Learning Goals for Today

Recap (So Far):

We know how to use locks to protect critical sections.
We understand key guidelines (like lock granularity) and trade-offs.
We’ve seen how bad interleavings (high-level race conditions) can occur even with locks.

Today’s Focus (Now):

Memory Models: The often counter-intuitive reality of how parallel programs behave due to hardware and compiler optimizations.
Data Races: Understanding why we must avoid low-level data races, which are often caused by memory reordering.
Mutex Implementation: Exploring how mutual exclusion (the primitive behind locks) can be implemented using only atomic registers, examining Dekker’s and Peterson’s algorithms.

Important Context: While you will likely use pre-built lock implementations provided by your programming language or libraries in practice, understanding how they could be built from simpler primitives provides crucial insights into the challenges of concurrency. As the saying goes, “Tell me and I forget, teach me and I may remember, involve me and I learn.”

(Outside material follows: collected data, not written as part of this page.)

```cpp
template <int DT>
static void launch_dt(const WgradTileArgs& a, int KH, int stride, dim3 grid, hipStream_t st) {
  if (KH == 3 && stride == 1)
    hipLaunchKernelGGL((conv_wgrad_dma_kernel<DT>), grid, dim3(256), 0, st, a);
  else if (KH == 3 && a.tiles_co * 128 == a.CoutP && a.tiles_co * 64 != a.CoutP)
    hipLaunchKernelGGL((conv_wgrad_dma_s2_kernel<DT, 2>), grid, dim3(512), 0, st, a);
  else if (KH == 3)
    hipLaunchKernelGGL((conv_wgrad_dma_s2_kernel<DT>), grid, dim3(256), 0, st, a);
  else
    hipLaunchKernelGGL((conv_wgrad_tile_kernel<DT, 1, 1, 1>), grid, dim3(256), 0, st, a);
}

void dsr_launch_wgrad_dma_batch(const WgradBatchArgs& b, int dtype, hipStream_t st) {
  const int blocks = b.first_block[b.count];
  if (dtype == DSR_DTYPE_BF16)
    hipLaunchKernelGGL((conv_wgrad_dma_batch_kernel<DSR_DTYPE_BF16>), dim3(blocks), dim3(256), 0, st, b);
  else
    hipLaunchKernelGGL((conv_wgrad_dma_batch_kernel<DSR_DTYPE_F16>), dim3(blocks), dim3(256), 0, st, b);
}

void dsr_launch_wgrad_tile(const WgradTileArgs& a, int KH, int stride, int ychunks, int dtype, hipStream_t st) {
  dim3 grid(a.tiles_co * a.tiles_ci, ychunks);
  if (dtype == DSR_DTYPE_BF16)
    launch_dt<DSR_DTYPE_BF16>(a, KH, stride, grid, st);
  else
    launch_dt<DSR_DTYPE_F16>(a, KH, stride, grid, st);
}
```

### deep-super-resolution_amd/csrc/dsr_kernels.h

```cpp
#pragma once
#include <hip/hip_runtime.h>
#include <stdint.h>
#include <stdlib.h>

#define DSR_MAX_TAPS 96
#define DSR_WGRAD_SCRATCH_SLABS 16

#define DSR_F_BIAS 1
#define DSR_F_STATS 2
#define DSR_F_PIXSHUF 4
#define DSR_F_OUT_NCHW_F32 8
#define DSR_F_PRELU_PTR 16
#define DSR_F_AFFINE 32
#define DSR_F_RESIDUAL 64
#define DSR_F_MASK 128

struct FastDiv {
  unsigned magic;
  unsigned shift;
};
static inline FastDiv fd_make(unsigned d) {
  FastDiv f;
  unsigned s = 0;
  while ((1ull << s) < d) ++s;
  f.shift = s;
  f.magic = (unsigned)((((1ull << 32) * ((1ull << s) - d)) / d) + 1);
  return f;
}
#if defined(__HIPCC__)
__device__ __forceinline__ int fd_div(const FastDiv f, int m) {
  return (int)((__umulhi((unsigned)m, f.magic) + (unsigned)m) >> f.shift);
}
#endif

struct ConvGemmArgs {
  const void* x;
  const void* w;
  void* y;
  float* out_f32;
  const float* bias;
  const float* prelu;
  float* stats;
  unsigned x_bytes, w_bytes;
  unsigned y_bytes;
  int M, GH, GW;
  int IH, IW, CinP;
  int OH, OW, CoutP;
  int NB;
  int cout;
  int stats_stride;
  int isy, isx, osy, osx, ooy, oox;
  int ntaps, CU, U, ksteps;
  int pad_mode, act;
  float slope;
  int flags;
  int tiles_m, tiles_n;
  FastDiv fd_ghw, fd_gw, fd_cu, fd_cu8;
  const void* mask_x;
  int mask_act;
  float mask_slope;
  int taps[DSR_MAX_TAPS];
};

void dsr_launch_conv_gemm(const ConvGemmArgs& a, int dtype, hipStream_t st);
static inline int dsr_conv_big_mode(void) {
  const char* e = getenv("DSR_CONV_BIG");
  return e ? atoi(e) : 2;
}
static inline bool dsr_conv_gemm_use_256(long long M, int NB, bool fast, bool stats) {
  const long long tiles = ((M + 255) / 256) * ((NB + 255) / 256);
  (void)stats;
  const char* t = getenv("DSR_CONV_BIG_TILES");
  return dsr_conv_big_mode() == 2 && fast && NB % 256 == 0 && tiles >= (t ? atoi(t) : 150);
}

static inline bool dsr_conv_gemm_use_224(long long M, int NB, bool fast, int flags) {
  const char* e = getenv("DSR_CONV_BM224");
  const int mode = e ? atoi(e) : 1;
  if (mode == 0 || (flags & (DSR_F_STATS | DSR_F_PIXSHUF | DSR_F_OUT_NCHW_F32))) return false;
  if (!dsr_conv_gemm_use_256(M, NB, fast, false)) return false;
  if (mode == 2) return true;
  const long long cus = 256, nt = NB / 256;
  const long long r256 = (((M + 255) / 256) * nt + cus - 1) / cus, r224 = (((M + 223) / 224) * nt + cus - 1) / cus;
  return r224 * 7 < r256 * 8;
}

static inline bool dsr_conv_gemm_use_64(long long M, int NB, bool fast, int flags) {
  const char* e = getenv("DSR_CONV_BM64");
  const int mode = e ? atoi(e) : 1;
  if (mode == 0 || !fast || NB % 128 != 0 || (flags & (DSR_F_STATS | DSR_F_PIXSHUF | DSR_F_OUT_NCHW_F32))) return false;
  if (mode == 2) return true;
  return ((M + 127) / 128) * (NB / 128) < 256;
}

bool dsr_launch_conv_gemm_persist(const ConvGemmArgs& a, int dtype, hipStream_t st);
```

Motivation: Can This Fail?

Consider the following simple Java class with two shared integer variables, x and y, initially 0.

class C {
    private int x = 0;
    private int y = 0;
 
    // Executed by Thread 1
    void f() {
        x = 1; // A
        y = 1; // B
    }
 
    // Executed by Thread 2
    void g() {
        int a = y; // C
        int b = x; // D
        assert(b >= a);
    }
}

Assume Thread 1 calls f() and Thread 2 calls g(). Can the assertion assert(b >= a) ever fail?

Let’s analyze the possible interleavings of the four operations (A, B, C, D). We assume for now that each operation executes indivisibly and in program order within each thread.

The assertion fails only if b < a, which means b must be 0 and a must be 1.

For a to be 1, operation C (a = y) must execute after operation B (y = 1). (C after B)
For b to be 0, operation D (b = x) must execute before operation A (x = 1). (D before A)

Can we find an interleaving where (C after B) AND (D before A)?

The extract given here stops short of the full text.